Strong Dependence of Magnetic Damping and Magnetization on Deposition Temperature in Highly Magnetostrictive NiZnAl Ferrite Thin Films

Abstract

Zn/Al co-doped nickel ferrites (NZAFO) with ultralow magnetic damping and large magnetostriction are critically needed for use in tunable spintronic devices and dissipationless quantum computation. However, the growth of epitaxial NZAFO thin films with optimized properties is difficult due to their tendency to form anti-site defects and antiphase boundaries, even on isostructural spinel substrate. Here, growth temperature-dependent ferromagnetic resonance (FMR) and magnetization have been systematically investigated. The saturate magnetization and damping linewidth have decreased from 114 to 70 emu/cc and 321 to 12 Oe as deposition temperature increased from 500 °C to 650 °C, respectively.

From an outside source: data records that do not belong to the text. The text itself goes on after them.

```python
def _linear_apply(x, packed, bias, cin, cout, addend=None):
    y = torch.empty((x.shape[0], cout), dtype=torch.float32, device=x.device)
    _lib.call("seg3d_linear_fwd", _ptr(x), x.shape[0], _ptr(packed), _ptr(bias), _ptr(addend), cin, cout, _ptr(y), _stream())
    return y


class _LinearFn(torch.autograd.Function):

    @staticmethod
    def forward(ctx, x, weight, bias, exact):
        x = _f32c(x)
        cout, cin = weight.shape
        ctx.save_for_backward(_saved_rows(x) if ctx.needs_input_grad[1] else x, weight)
        ctx.has_bias, ctx.exact = bias is not None, exact
        ctx.bias_param = bias
        if exact:
            if _x6_fits(cin, cout):
                return _linear_apply_x6(x, _linear_pack_x6(weight), None if bias is None else _f32c(bias), cin, cout)
            if cin % 16 == 0 and cout % 16 == 0:
                return _linear_apply_f32(x, _linear_pack_f32(weight, 0), None if bias is None else _f32c(bias), cin, cout)
            return torch.nn.functional.linear(x, weight, bias)
        return _linear_apply(x, _linear_pack(weight, 0), None if bias is None else _f32c(bias), cin, cout)

    @staticmethod
    def backward(ctx, dy):
        x, weight = ctx.saved_tensors
        dy = _f32c(dy)
        cout, cin = weight.shape
        dx = dw = db = None
        fk = _WgradFork(dy.device)
        want_db = ctx.has_bias and ctx.needs_input_grad[2]
        if ctx.needs_input_grad[1]:
            dw = torch.empty_like(weight, memory_format=torch.contiguous_format)
            if want_db:
                db = torch.empty((cout,), dtype=torch.float32, device=dy.device)
            _linear_wgrad_into(fk, x, dy, cin, cout, dw.data_ptr(), db.data_ptr() if want_db else 0)
        elif want_db:
            db = dy.sum(0)
        if ctx.needs_input_grad[0]:
            if cout % 8 == 0 and cin % 16 == 0:
                dx = _linear_apply(dy, _linear_pack(weight, 1), None, cout, cin)
            elif ctx.exact and cout % 16 == 0 and cin % 16 == 0:
                dx = _linear_apply_f32(dy, _linear_pack_f32(weight, 1), None, cout, cin)
            else:
                dx = dy @ weight
        fk.join((weight, dw), (ctx.bias_param, db))
        return dx, dw, db, None


class _LinearOddShapeFn(torch.autograd.Function):

    @staticmethod
    def forward(ctx, x, weight, bias):
        x = _f32c(x)
        ctx.save_for_backward(x, weight)
        ctx.has_bias = bias is not None
        ctx.bias_param = bias
        return torch.nn.functional.linear(x, weight, bias)

    @staticmethod
    def backward(ctx, dy):
        x, weight = ctx.saved_tensors
        dy = _f32c(dy)
        cout, cin = weight.shape
        dx = dw = db = None
        fk = _WgradFork(dy.device)
        want_db = ctx.has_bias and ctx.needs_input_grad[2]
        if ctx.needs_input_grad[1]:
            pi, po = (-cin) % 4, (-cout) % 4
            xp = torch.nn.functional.pad(x, (0, pi)) if pi else x
            dyp = torch.nn.functional.pad(dy, (0, po)) if po else dy
            dwp = torch.empty((cout + po, cin + pi), dtype=torch.float32, device=dy.device)
            dbp = torch.empty((cout + po,), dtype=torch.float32, device=dy.device) if want_db else None
            _linear_wgrad_into(fk, xp, dyp, cin + pi, cout + po, dwp.data_ptr(), dbp.data_ptr() if want_db else 0)
            dw = dwp[:cout, :cin]
            if want_db:
                db = dbp[:cout]
        elif want_db:
            db = dy.sum(0)
        if ctx.needs_input_grad[0]:
            dx = dy @ weight
        if (cin % 4) or (cout % 4):
            fk.join()
        else:
# ... 1139 lines not shown
```

### openseg3d_amd/segformer.py

```python
import os
from collections import OrderedDict
from functools import partial

import torch
import torch.nn as nn

from . import ops
from . import spconv
from .swformer import SparseWindowPartitionLayer, SWFormerBlock


PLAN_FIRST = os.environ.get("SEG3D_PLAN_FIRST", "1") != "0"


def replace_feature(out, new_features):
    return out.replace_feature(new_features)


def conv_module(cin, cout, norm_fn, act_fn, conv_type="subm", indice_key=None):
    if conv_type == "subm":
        conv = spconv.SubMConv3d(cin, cout, 3, padding=1, bias=False, indice_key=indice_key)
    elif conv_type == "spconv":
        conv = spconv.SparseConv3d(cin, cout, 3, stride=2, padding=1, bias=False, indice_key=indice_key)
    elif conv_type == "inverseconv":
        conv = spconv.SparseInverseConv3d(cin, cout, 3, bias=False, indice_key=indice_key)
    else:
        raise NotImplementedError(conv_type)
    return ConvBnAct(conv, norm_fn(cout), act_fn)


class ConvBnAct(spconv.SparseSequential):

    def forward(self, x):
        conv, bn = self._modules["0"], self._modules["1"]
        if conv.fusable_with(bn, x):
            return conv.forward_bn_act(x, bn, relu=True)
        y = conv(x)
        return y.replace_feature(ops.batch_norm_act(y.features, bn, relu=True))


class FusedMLP(nn.Sequential):

    def forward(self, x):
        mods = list(self._modules.values())
        i = 0
        while i < len(mods):
            m = mods[i]
            if isinstance(m, RowLinear) and i + 1 < len(mods) and not self.training \
                    and isinstance(mods[i + 1], nn.BatchNorm1d) and not isinstance(mods[i + 1], NarrowBatchNorm1d):
                relu = i + 2 < len(mods) and isinstance(mods[i + 2], nn.ReLU)
                y = ops.linear_bn_act_eval(x, m, mods[i + 1], relu)
                if y is not None:
                    x = y
                    i += 3 if relu else 2
                    continue
            if isinstance(m, (nn.BatchNorm1d, nn.SyncBatchNorm)) and not isinstance(m, NarrowBatchNorm1d) \
                    and m.num_features % 4 == 0:
                relu = i + 1 < len(mods) and isinstance(mods[i + 1], nn.ReLU)
                x = ops.batch_norm_act(x, m, relu=relu)
                i += 2 if relu else 1
            else:
                x = m(x)
                i += 1
        return x


class VFE(nn.Module):

    def __init__(self, voxel_feature_channel, reduce="mean"):
        super().__init__()
        self.voxel_feature_channel = voxel_feature_channel
        self.reduce = reduce

    def forward(self, features, seg):
        return ops.segment_reduce(features, seg, {"mean": ops.REDUCE_MEAN, "max": ops.REDUCE_MAX}[self.reduce])


class FlattenSELayer(nn.Module):

    def __init__(self, channel, reduction=4):
        super().__init__()
        self.fc = nn.Sequential(nn.Linear(channel, channel // reduction, bias=False), nn.ReLU(inplace=True),
                                nn.Linear(channel // reduction, channel, bias=False), nn.Sigmoid())

    def forward(self, x, indices, row_offsets=None):
        if row_offsets is not None:
            starts = [0] + list(row_offsets[:-1])
            spans = [(s, e) for s, e in zip(starts, row_offsets)]
            pooled = ops.span_mean(x, row_offsets)
            gate = self.fc(pooled)
            return torch.cat([x[s:e] * gate[b] for b, (s, e) in enumerate(spans)], dim=0)
        indices = indices.long()
        pooled = ops.scatter(x, indices, reduce="mean")
        return x * self.fc(pooled)[indices]


class SparseBasicBlock(spconv.SparseModule):
    def __init__(self, inplanes, planes, norm_fn, act_fn, indice_key=None):
        super().__init__()
        self.conv1 = spconv.SubMConv3d(inplanes, planes, 3, padding=1, bias=True, indice_key=indice_key)
        self.bn1 = norm_fn(planes)
        self.act = act_fn
        self.conv2 = spconv.SubMConv3d(planes, planes, 3, padding=1, bias=True, indice_key=indice_key)
        self.bn2 = norm_fn(planes)

    def forward(self, x):
        if self.conv1.fusable_with(self.bn1, x) and self.conv2.fusable_with(self.bn2, x):
            y = self.conv1.forward_bn_act(x, self.bn1, relu=True)
            return self.conv2.forward_bn_act(y, self.bn2, relu=True, res=x.features)
        y = self.conv1(x)
        y = y.replace_feature(ops.batch_norm_act(y.features, self.bn1, relu=True))
        y = self.conv2(y)
        return y.replace_feature(ops.batch_norm_act(y.features, self.bn2, relu=True, res=x.features))


class UpBlock(spconv.SparseModule):
    def __init__(self, inplanes, planes, norm_fn, act_fn, conv_type, layer_id):
        super().__init__()
        self.transform = SparseBasicBlock(inplanes, inplanes, norm_fn, act_fn, indice_key=f"subm{layer_id}")
        self.bottleneck = conv_module(2 * inplanes, inplanes, norm_fn, act_fn, "subm", f"subm{layer_id}")
        key = f"spconv{layer_id}" if conv_type == "inverseconv" else f"subm{layer_id}"
        self.out = conv_module(inplanes, planes, norm_fn, act_fn, conv_type, key)

    def forward(self, x_bottom, x_lateral):
        t = self.transform(x_lateral)
        cat = torch.cat([x_bottom.features, t.features], dim=1)
        m = self.bottleneck(t.replace_feature(cat)).features
        if cat.shape[1] == 2 * m.shape[1]:
            skip = cat[:, 0::2] + cat[:, 1::2]
        else:
            skip = cat.view(cat.shape[0], m.shape[1], -1).sum(dim=2)
        return self.out(t.replace_feature(m + skip))


class PointTransformer(nn.Module):
    def __init__(self, input_channels, output_channels, grid_size, voxel_size, point_cloud_range, batching_info,
                 window_shape, drop_path_rate, depths, num_classes):
        super().__init__()
        self.sparse_shape = [int(g) for g in grid_size][::-1]
        self.voxel_size, self.point_cloud_range = voxel_size, point_cloud_range
        self.depths = list(depths)
        grid_xyz = [float(g) for g in grid_size]
        self.norm_fn = partial(nn.BatchNorm1d, eps=1e-3, momentum=0.01)
        self.act_fn = nn.ReLU(inplace=True)
        norm_fn, act_fn = self.norm_fn, self.act_fn

        self.conv_input = ConvBnAct(
            spconv.SubMConv3d(input_channels, 48, 3, padding=1, bias=False, indice_key="subm1"), norm_fn(48), act_fn)
        dpr = [x.item() for x in torch.linspace(0, drop_path_rate, sum(self.depths))]
        widths = (48, 96, 192, 384)
        for k, c in enumerate(widths):
            lo, hi = sum(self.depths[:k]), sum(self.depths[:k + 1])
            stage = nn.Sequential(
                SparseWindowPartitionLayer(batching_info[k], window_shape, [g / (2 ** k) for g in grid_xyz]),
                SWFormerBlock(c, 8, depth=self.depths[k], drop_path=dpr[lo:hi]))
            setattr(self, f"swformer_block{k + 1}", stage)
        for k in (1, 2, 3):
            setattr(self, f"conv_down{k}", conv_module(widths[k - 1], widths[k], norm_fn, act_fn, "spconv",
                                                       f"spconv{k + 1}"))
        self.up4 = UpBlock(384, 192, norm_fn, act_fn, "inverseconv", 4)
        self.up3 = UpBlock(192, 96, norm_fn, act_fn, "inverseconv", 3)
        self.up2 = UpBlock(96, 48, norm_fn, act_fn, "inverseconv", 2)
        self.up1 = UpBlock(48, output_channels, norm_fn, act_fn, "subm", 1)
        self.aux_voxel_classifier = nn.Sequential(RowLinear(384, num_classes, bias=False))
        self.voxel_classifier = nn.Sequential(RowLinear(output_channels, num_classes, bias=False))

    def prepare(self, batch_dict):
        level = spconv.SiteLevel(batch_dict["voxel_coords"].int(), self.sparse_shape, batch_dict["batch_size"])
        batch_dict["site_level"] = level
        widths = (48, 96, 192, 384)
        level.seed_chain(3)
        launched = []
        for k in range(4):
            level.subm()
            level.mask_order()
            level.subm_plan()
            part = getattr(self, f"swformer_block{k + 1}")[0]
            if part not in level.window_plans:
                level.window_plans[part] = part.launch_plan(level.coords, level.batch_size, widths[k])
                launched.append(level.window_plans[part])
            if k < 3:
                level.parity_order()
                level = level.down()[0]
        if launched:
            SparseWindowPartitionLayer.finish_plans(launched)
        return batch_dict

    def forward(self, batch_dict):
        x = spconv.SparseConvTensor(features=batch_dict["voxel_features"], indices=batch_dict["voxel_coords"].int(),
                                    spatial_shape=self.sparse_shape, batch_size=batch_dict["batch_size"],
                                    _level=batch_dict.get("site_level"))
        x1 = self.conv_input(x)
        x1 = x1.replace_feature(self.swformer_block1(x1))
        x2 = self.conv_down1(x1)
        x2 = x2.replace_feature(self.swformer_block2(x2))
        x3 = self.conv_down2(x2)
        x3 = x3.replace_feature(self.swformer_block3(x3))
        x4 = self.conv_down3(x3)
        x4 = x4.replace_feature(self.swformer_block4(x4))

        batch_dict["aux_voxel_out"] = self.aux_voxel_classifier(x4.features)
        batch_dict["aux_voxel_coords"] = x4.indices

        y = self.up4(x4, x4)
        y = self.up3(y, x3)
        y = self.up2(y, x2)
        y = self.up1(y, x1)
        batch_dict["voxel_features"] = y.features
        batch_dict["voxel_coords"] = y.indices
        batch_dict["voxel_out"] = self.voxel_classifier(y.features)
        return batch_dict


class NarrowBatchNorm1d(nn.BatchNorm1d):

    def forward(self, x):
        if not self.training or not self.track_running_stats:
            return super().forward(x)
        if x.is_cuda and x.dim() == 2 and x.dtype == torch.float32 and self.affine and x.shape[0] >= 2:
            return ops.narrow_batch_norm(x, self)
        var, mean = torch.var_mean(x, dim=0, unbiased=False)
        with torch.no_grad():
            n = x.shape[0]
            self.num_batches_tracked += 1
            mom = self.momentum if self.momentum is not None else 1.0 / float(self.num_batches_tracked)
            self.running_mean.mul_(1 - mom).add_(mean, alpha=mom)
            self.running_var.mul_(1 - mom).add_(var * (n / max(n - 1, 1)), alpha=mom)
        y = (x - mean) * torch.rsqrt(var + self.eps)
        return y * self.weight + self.bias if self.affine else y


class RowLinear(nn.Linear):

    def forward(self, x):
        if x.dtype == torch.bfloat16:
            x = x.float()
        return ops.linear(x, self.weight, self.bias, exact=True)


def _bn_mlp(dims, first_bn=None, last_plain=False):
    mods = [NarrowBatchNorm1d(first_bn)] if first_bn is not None else []
    n = len(dims) - 1
    for i in range(n):
        if last_plain and i == n - 1:
            mods.append(RowLinear(dims[i], dims[i + 1]))
        else:
            mods += [RowLinear(dims[i], dims[i + 1], bias=False), nn.BatchNorm1d(dims[i + 1]), nn.ReLU(inplace=True)]
    return FusedMLP(*mods)


class DeepFusionBlock(nn.Module):

    def __init__(self, lidar_channel, image_channel, hidden_channel, n_neighbors, attn_pdrop=0.3, faithful_stride=True):
        super().__init__()
        self.n_neighbors, self.faithful_stride = n_neighbors, faithful_stride
        self.q_embedding = nn.Linear(lidar_channel, hidden_channel)
        self.k_embedding = nn.Linear(image_channel, hidden_channel)
        self.v_embedding = nn.Linear(image_channel, hidden_channel)
        self.attn_dropout = nn.Dropout(attn_pdrop)
        self.c_proj = nn.Linear(hidden_channel, image_channel)

    def neighbours(self, points, point_id_offset):
        xyz = points.contiguous() if self.faithful_stride else points[:, :3].contiguous()
        knn_ids, _ = ops.knn_query(self.n_neighbors, xyz, xyz, point_id_offset, point_id_offset)
        return knn_ids

    def forward(self, points, point_id_offset, lidar_features, image_features, knn_ids=None):
        q = self.q_embedding(lidar_features)
        k = self.k_embedding(image_features)
        v = self.v_embedding(image_features)
        if knn_ids is None:
            knn_ids = self.neighbours(points, point_id_offset)
        invalid = image_features.sum(dim=1) == 0
        if q.is_cuda and q.shape[1] == 32 and self.n_neighbors <= 16:
            keep = None
            if self.training and self.attn_dropout.p > 0.0:
                keep = self.attn_dropout(torch.ones(knn_ids.shape, dtype=torch.float32, device=q.device))
            return self.c_proj(ops.knn_attention(q, k, v, knn_ids, invalid, keep))
        knn_ids = knn_ids.long()
        attn = (q.unsqueeze(1) * k[knn_ids]).sum(dim=-1) / (q.shape[-1] ** 0.5)
        attn = attn.masked_fill(invalid[knn_ids], float("-inf"))
        attn = torch.nan_to_num(torch.softmax(attn, dim=-1))
        attn = self.attn_dropout(attn)
        return self.c_proj((attn.unsqueeze(-1) * v[knn_ids]).sum(dim=1))
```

With further optimization of the film thickness, a minimum FMR linewidth of 7.5 Oe has been observed, only 1.74% of that of bulk form NZAFO materials. Further increasing of deposition temperature to 700 °C results in a dramatic increase in the magnetic coercive field and damping linewidth. The magnetostriction and magnetocrystalline anisotropy are relatively stable in a large temperature range. The strong dependence between magnetic properties and the deposition temperature has been explained in terms of cation redistribution and evaporation. The insulating ferrimagnetic NZAFO with ultralow microwave loss and strain tunable static and dynamic magnetic properties serve as a promising candidate to be used in various tunable electronic devices.